While a repair and overhaul market continues for the older generation P&W JT8D and JT9D engines, it is expected to shrink drastically over the next five to 10 years. One exception is the JT8D-200. "Since the Boeing MD-80 is the major application of that engine, we expect it to remain in service for at least the next 15 years, and in substantial quantities," Keenan says.

P&W also believes most of the growth in engine aftermarket support will be in single-aisle aircraft, of at least 100 seats. "We see this as our primary target market for the next 20-25 years, and it is presenting us with opportunities to open additional facilities to meet that demand," says Keenan. "We are in discussions with potential partners to establish more facilities especially for this market." In December, under a joint venture with Air New Zealand, P&W opened a V2500 service facility in Christchurch, New Zealand. That expanded the capacity to repair this popular engine, which is also maintained at a P&W-owned facility in Columbus, Georgia.

Of P&W's global network of 24 support facilities, half are company owned and the remainder operated under joint ventures. The network will be expanded further in 2005, also through a combination of OEM-owned and joint-venture enterprises, Keenan says. The network supports the company's Fleet Management Programme (FMP), an asset management scheme. "As more airlines outsource maintenance, Pratt & Whitney, through FMP, will offer a total asset management suite, or custom tailored plans that use portions of the total package," says Keenan.

With the A380 racking up orders, P&W is aggressively promoting FMP to the buyers of GP7000-powered versions of the ultra-large airliner. "We think that with the A380 we will see a greater demand for comprehensive aftermarket support programmes, because, on a per-customer basis, we are not talking about large fleets," says Keenan. "With small fleets of a particular aircraft type, airlines find it more challenging to create and maintain the repair capacity needed for a relatively low volume of engines."

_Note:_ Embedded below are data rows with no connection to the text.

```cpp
extern "C" int ss_wino43_gate16_pick(int B, int T, int Np, int dilation) {
  const int quads_per_item = ss_cdiv(T, 4 * dilation) * dilation;
  const int n_tiles = Np / BN;
  const int n_cu = ss_n_cu();
  auto layers = [&](int bq) { return ss_cdiv((long)ss_cdiv(quads_per_item, bq) * B * n_tiles, n_cu); };
  if (layers(64) >= 6) return 0;
  int best = 0;
  long best_cost = 4L * layers(64);
  const bool tiny = (long)ss_cdiv(quads_per_item, 32) * B * n_tiles <= n_cu;
// ... 54 lines not shown
}

int gate16_impl(const ss_conv_gemm_args* args, const float* W16, int dilation, int mt, void* stream, const char* who) {
  SS_CHECK_ARG(args != nullptr, "%s: null args", who);
  const ss_conv_gemm_args& a = *args;
  SS_CHECK_ARG(a.A && a.W && a.C, "%s: null A/W/C", who);
  SS_CHECK_ARG(dilation >= 1 && (dilation & (dilation - 1)) == 0 && dilation <= 64, "%s: dilation %d must be a power of two <= 64", who, dilation);
  SS_CHECK_ARG((a.Cin % BK) == 0 && a.Kp == a.Cin && (a.lda & 3) == 0, "%s: Cin=%d must be a multiple of 32 and Kp == Cin", who, a.Cin);
  SS_CHECK_ARG((a.Np % 64) == 0 && 2 * a.N <= a.Np, "%s: Np=%d must be a multiple of 64 and >= 2*N", who, a.Np);
  SS_CHECK_ARG((int64_t)a.T * a.lda * 4 < (1ll << 31) && (!a.E || (int64_t)a.T * a.lde * 4 < (1ll << 31)) &&
                   (int64_t)a.Np * NC * a.Kp * 4 < (1ll << 31),
               "%s: item too large for 32-bit offsets", who);
  SS_CHECK_ARG((int64_t)a.T * a.ldc * 4 < (1ll << 31), "%s: output item too large for 32-bit offsets", who);
  SS_CHECK_ARG(mt >= 0 && mt <= 3, "%s: mt=%d must be 0 (auto), 1, 2 or 3", who, mt);
  SS_CHECK_ARG(!a.e_tiled || (mt != 0 && a.E), "%s: a tiled addend (e_tiled) is laid out for ONE tiling: give mt explicitly", who);
  int log2d = 0;
  while ((1 << log2d) < dilation) ++log2d;
  const bool ks = g_ss_tuning.gate16_ks != 0 && a.Kp >= 2 * BK;
  if (mt == 0) {
    mt = ss_wino43_gate16_pick(a.B, a.T, a.Np, dilation);
    if (mt == 0) return ss_wino43_gate(args, dilation, stream);
    if (mt == 1 && !ks) mt = 2;
  }
  hipStream_t st = (hipStream_t)stream;
  int rc = 0;
  if (mt == 1) {
    SS_CHECK_ARG(ks, "%s: mt = 1 needs the K-staged form (Kp >= 64, gate16_ks on)", who);
    rc = W16 ? launch16<1, true, true>(a, W16, dilation, log2d, st) : launch16<1, true, false>(a, nullptr, dilation, log2d, st);
  } else if (W16) {
    if (mt == 2) rc = ks ? launch16<2, true, true>(a, W16, dilation, log2d, st) : launch16<2, false, true>(a, W16, dilation, log2d, st);
    else rc = ks ? launch16<3, true, true>(a, W16, dilation, log2d, st) : launch16<3, false, true>(a, W16, dilation, log2d, st);
  } else {
    if (mt == 2) rc = ks ? launch16<2, true, false>(a, nullptr, dilation, log2d, st) : launch16<2, false, false>(a, nullptr, dilation, log2d, st);
    else rc = ks ? launch16<3, true, false>(a, nullptr, dilation, log2d, st) : launch16<3, false, false>(a, nullptr, dilation, log2d, st);
  }
  SS_CHECK_ARG(rc == 0, "%s: hipFuncSetAttribute failed (%d)", who, rc);
  SS_CHECK_LAUNCH(who);
  return SS_OK;
}

}

extern "C" int ss_wino43_gate16(const ss_conv_gemm_args* args, int dilation, int mt, void* stream) {
  return gate16_impl(args, nullptr, dilation, mt, stream, "ss_wino43_gate16");
}

extern "C" int ss_wino43_gate16w(const ss_conv_gemm_args* args, const float* W16, int dilation, int mt, void* stream) {
  SS_CHECK_ARG(W16 != nullptr, "ss_wino43_gate16w: null W16");
  return gate16_impl(args, W16, dilation, mt, stream, "ss_wino43_gate16w");
}
// ... 32 lines not shown
```

stylesinger_amd/lib.py:

```python
import ctypes as C
import os
import re

import torch

HERE = os.path.dirname(os.path.abspath(__file__))
LIB_PATH = os.environ.get("SS_LIB_PATH") or os.path.join(HERE, "libstylesinger_hip.so")
HEADER = os.path.join(os.path.dirname(HERE), "include", "stylesinger_hip.h")
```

Manufacturers of smaller aircraft engines are also promoting their own aftermarket service programmes. This year Honeywell will invest around $10 million in the development of advanced repair methods, including coatings and welding technology, for its engines and APUs, says Tim Mahoney, vice-president and general manager, aviation aftermarket services. That is double the amount budgeted in 2004. The new repair technologies would be made available to Honeywell-owned facilities, and independent service centres that repair the company's products.

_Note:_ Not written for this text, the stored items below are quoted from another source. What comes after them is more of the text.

# lpiccinelli-eth/UniDepth

Hardware: NVIDIA H100
Metric: images/sec UniDepthV2.infer ViT-L/14 480x640 (higher is better)
Workload: dtype f16 operands, f32 accumulate/residual

## Files before the change

include/udb.h:

```cpp
#ifndef UDB_H_
#define UDB_H_
#include <stddef.h>
#include <stdint.h>

#ifdef __cplusplus
extern "C" {
#endif

#define UDB_VERSION 1

int udb_version(void);

typedef struct udb_profile_entry_t {
  char name[48];
  float ms;
  double flops;
  double bytes;
} udb_profile_entry_t;
int udb_profile_begin(void* stream);
int udb_profile_end(udb_profile_entry_t* out, int32_t cap);
const char* udb_last_error(void);
int64_t udb_launch_count(void);

enum { UDB_A_MATRIX = 0, UDB_A_CONV3X3 = 1 };
enum { UDB_ACT_NONE = 0, UDB_ACT_GELU = 1, UDB_ACT_LEAKY = 2 };
enum { UDB_STORE_ROWS = 0, UDB_STORE_CONVT = 1, UDB_STORE_CONVTILE = 2, UDB_STORE_HEAD = 3 };

typedef struct udb_gemm_t {
  const void* a;
  const void* w;
  int32_t M, N, K;
  int32_t lda, ldw;
  int32_t a_mode;
  int32_t conv_B, conv_H, conv_W, conv_C, conv_inH, conv_inW, conv_off, conv_TH, conv_TW;
  int32_t conv_cstride, conv_coff;
  const float* bias;
  const float* gamma;
  const void* resid;
  int32_t resid_f32;
  void* out;
  int32_t out_f32;
  void* out2;
  int32_t out2_leaky;
  int32_t act;
  int32_t store_mode;
  int64_t ldc;
  int32_t rows_per_group, group_stride, row_offset;
  int32_t resid_mod, resid_row_offset;
  int64_t ldr;
  int32_t ct_k, ct_cout, ct_h, ct_w, ct_pad;
  const float* head_w;
  float head_b, head_add;
  int32_t a_split_k;
  int32_t out_split;
  float* ln_stats_out;
  const float* ln_stats_in;
  const float* ln_c1;
  int32_t ln_parts, ln_part_cols;
  float ln_eps;
} udb_gemm_t;

int udb_gemm_f16(const udb_gemm_t* g, void* stream);

typedef struct udb_conv_halo_t {
  const void* x;
  const void* w;
  const float* bias;
  int32_t B, H, W, C, cstride, coff, cout, act;
  void* out;
  int64_t ldc;
  const float* head_w;
  float head_b, head_add;
  float* head_out;
} udb_conv_halo_t;
int udb_conv3x3_halo_f16(const udb_conv_halo_t* c, void* stream);

typedef struct udb_attn_t {
  const void* q;
  const void* k;
  const void* v;
  void* out;
  int32_t B, heads, seq_q, seq_k, head_dim;
  int32_t ldq, ldk, ldv, ldo;
  int32_t q_col0, k_col0, v_col0, o_col0;
  float scale;
  int32_t split;
  int32_t lo_off_q, lo_off_k, lo_off_v, lo_off_o;
} udb_attn_t;

int udb_attention_f16(const udb_attn_t* a, void* stream);

typedef struct udb_layernorm_t {
  const void* in;
  int32_t in_f32;
  void* out;
  int32_t out_f32;
  const float* weight;
  const float* bias;
  int32_t rows, dim;
  int64_t ld_in, ld_out;
  int32_t rows_per_group, group_stride, row_offset;
  float eps;
  int32_t dim_valid;
  int32_t out_split;
} udb_layernorm_t;

int udb_layernorm(const udb_layernorm_t* p, void* stream);

typedef struct udb_preprocess_t {
  const void* rgb;
  int32_t rgb_is_u8;
  int32_t normalize;
  int32_t B, H, W;
  int32_t pad_l, pad_r, pad_t, pad_b;
  int32_t net_h, net_w;
  void* patches;
  int32_t ldp;
  int32_t split;
} udb_preprocess_t;

int udb_preprocess_patchify(const udb_preprocess_t* p, void* stream);

int udb_posembed_bicubic(const float* grid, int32_t m, int32_t dim, float* out, int32_t gh,
                         int32_t gw, void* stream);

int udb_set_cls_rows(float* x, const float* cls_token, const float* pos0, int32_t B, int32_t T,
                     int32_t D, void* stream);
int udb_set_cls_rows_ln(float* x, void* x16, float* stats, const float* cls_token, const float* pos0, int32_t B, int32_t T,
                        int32_t D, int32_t parts, int32_t part_cols, void* stream);

typedef struct udb_small_linear_t {
  const float* x;
  const float* w;
  const float* bias;
  const float* gamma;
  const float* resid;
  float* y;
  int32_t M, N, K;
  int32_t act;
  int32_t ldx, ldy, ldr;
} udb_small_linear_t;
int udb_small_linear_f32(const udb_small_linear_t* p, void* stream);

int udb_camera_attn4_f32(const float* q, const float* kv, const float* pos, float* out, int32_t B,
                         int32_t C, int32_t heads, void* stream);
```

Among the beneficiaries of Honeywell's increased investment in new repair technologies will be its ISS programme, which will be expanded in 2005. "We are continuing to look at more aircraft types and more parts and components - in addition to APUs and propulsion systems - to which ISS plans can be applied," Mahoney says. "For example, we are adding wheels, brakes, and air cycle systems this year." ISS is being expanded, he says, because more customers want more comprehensive plans. "This is particularly true of the low-cost carriers that don't want to set up facilities and special procurement organisations to acquire and manage components," he says.

In 2005, Honeywell will make two additional enhancements to aftermarket support. The first involves increased collaboration among the three aftermarket businesses within Honeywell Aerospace: the Avionics group; Aviation Aftermarket Services, which deals with mechanical components; and Aircraft Landing Systems. This will give customers a single point of contact from any of the three aftermarket organisations. The company will also become more involved in partnering arrangements with other entities, as well as establishing more prime contractor relationships with customers, and acting as subcontractor to third-party shops that support Honeywell customers.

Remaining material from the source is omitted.